市内の道路ごとに優先順位を設け、短期計画と中長期計画に分けて分類されています。 無電柱化の大きな目的として言われている「防災対策」の部分が重要視されているので、大きな方向性としては賛成しています。

しかし、地上トランスを設置しないといけないという技術的な制約があるため 一定の道路幅員が取れていない道路では実施できません。ホントは狭い道路の方が電柱の悪影響が大きいので、 防災対策の大きな方針は理解するものの、実際にはあってないよね…という感じもします。

なお、無電柱の話については専門性が高いため、パブコメにかける際に説明会も実施するそうです。 専門性が高いという事情があるとは言え、より丁寧に進める、よい取り組みだと評価しています。

芦屋市自転車ネットワーク計画について

ざっくり言うと「歩道を走る自転車と歩行者の事故が目立つから自転車は車道を走るべき!」という方針に基づく計画です。 伊丹市とかでは、青色の自転車専用通行帯を設置していますが、アレです。 結局、車が路駐しちゃうので、実質的には通れないという課題もあるそうですが…。

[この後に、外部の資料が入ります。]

# revdotcom/paper_accurate_fast_cheap

Measured on AMD Instinct MI355X. Metric: audio-sec/sec (1/RTF) GigaSpeech long-form encode, higher is better.
Workload: dtype f32+bf16-slot

## Files before the change

### include/pafc_encoder_ops.h

```cpp
#ifndef PAFC_ENCODER_OPS_H
#define PAFC_ENCODER_OPS_H

#include "pafc_wkv6.h"

#ifdef __cplusplus
extern "C" {
#endif

int pafc_dwconv1d_cl(int dtype, int B, int T_in, int C, int K, int left_pad, int T_out, const void *x,
                     const void *w, const void *bias, void *y, int glu, const int32_t *lens,
                     pafc_stream_t stream);

int pafc_dwconv1d_cl_ex(int dtype, int B, int T_in, int C, int K, int left_pad, int T_out, const void *x, long ldx,
                        const void *w, const void *bias, void *y, int act, const int32_t *lens, pafc_stream_t stream);

int pafc_dwconv1d_cl_ln_silu(int dtype, int B, int T_in, int C, int K, int left_pad, int T_out, const void *x, long ldx,
                             const void *w, const void *bias, const void *gamma, const void *beta, float eps, void *y,
                             const int32_t *lens, pafc_stream_t stream);

size_t pafc_dwconv1d_cl_wgrad_workspace_bytes(int B, int T_out, int C, int K);
int pafc_dwconv1d_cl_wgrad(int dtype, int B, int T_in, int C, int K, int left_pad, int T_out, const void *x, long ldx,
                           const void *dy, float *dw, float *dbias, void *workspace, size_t workspace_bytes,
                           pafc_stream_t stream);

int pafc_add_layernorm(int dtype, int dtype_out, int rows, int C, const void *x, const void *y, float alpha,
                       const int32_t *lens, int T, int mask_y, void *x_out, const void *gamma1, const void *beta1,
                       void *out1, long ld1, int silu1, int zero1, const void *gamma2, const void *beta2, void *out2,
                       long ld2, float eps, pafc_stream_t stream);

int pafc_add_layernorm_ex(int dtype, int dtype_out, int dtype_out2, int rows, int C, const void *x, const void *y, float alpha,
                          const int32_t *lens, int T, int mask_y, void *x_out, const void *gamma1, const void *beta1,
                          void *out1, long ld1, int silu1, int zero1, const void *gamma2, const void *beta2, void *out2,
                          long ld2, float eps, float *stats_x, float *stats_out1, pafc_stream_t stream);
int pafc_gemm_bf16_ph_ln(long M, int N, int K, const void *A, long lda, const void *W, long ldw, const void *bias,
                         const void *residual, long ldr, void *out, long ldo, float alpha, int act, int ln_mode, float *stats,
                         const float *csum, int ln_c, float ln_eps, int tile_m, pafc_stream_t stream);

int pafc_split_planes(long rows, int cols, const float *x, long ldx, void *out, long ldo, long lo_off, int triple,
                      pafc_stream_t stream);

size_t pafc_layernorm_bwd_workspace_bytes(long rows, int C);
int pafc_layernorm_bwd(int dtype_x, int dtype_dy, long rows, int C, const void *x, const void *dy, const void *gamma,
                       float eps, void *dx, float *dgamma_dbeta, void *workspace, size_t workspace_bytes,
                       pafc_stream_t stream);
int pafc_layernorm_bwd_add(int dtype_x, int dtype_dy, long rows, int C, const void *x, const void *dy, const void *gamma, float eps,
                           const void *dx_add, void *dx, float *dgamma_dbeta, void *workspace, size_t workspace_bytes,
                           pafc_stream_t stream);
// ... 183 lines not shown
```

### paper_accurate_fast_cheap_amd/_lib.py

```python
import ctypes
import os
from ctypes import c_float, c_int, c_long, c_size_t, c_ulonglong, c_void_p

import torch

_HERE = os.path.dirname(os.path.abspath(__file__))
SO_PATH = os.path.join(_HERE, "libpafc_hip.so")

PAFC_F32, PAFC_BF16 = 0, 1
_ERRORS = {
    -1: "null pointer", -2: "bad dims (B, T, C, H must be positive and C == H * 64)", -3: "head size must be 64",
    -4: "workspace too small", -5: "kernel launch failed", -6: "unsupported dtype", -7: "unsupported",
    -8: "r, k, v, w, y must be 16-byte aligned",
}


class PafcError(RuntimeError):
    pass


_lib = None


def lib():
# ... 12 lines not shown
            "(python -m paper_accurate_fast_cheap_amd.csrc.build). There is no CPU fallback.")
    from .csrc import build as _build
    if _build.built_key() != _build.source_key():
        raise PafcError(
            f"{SO_PATH} was not built from the sources in this tree (libpafc_hip.so.json: {_build.built_key()}, sources: "
            f"{_build.source_key()}): rebuild with python -m paper_accurate_fast_cheap_amd.csrc.build")
    _lib = _bind(ctypes.CDLL(SO_PATH))
    return _lib
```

僕は歩行者でもあり、車のドライバーでもあり、自転車利用者でもあります。 こういった計画については自転車と歩行者の事故が目立ってきたという背景があります。 でも個人的には、歩行者とか自動車、自転車問わず、もう少し道交法を遵守して周囲に気を付けて 道路を利用するようにしましょう!って思います。 ハード面をどこまで整備したとしても、利用者の中に道交法の遵守と 思いやりの気持ちがなければ事故は減らないと思います。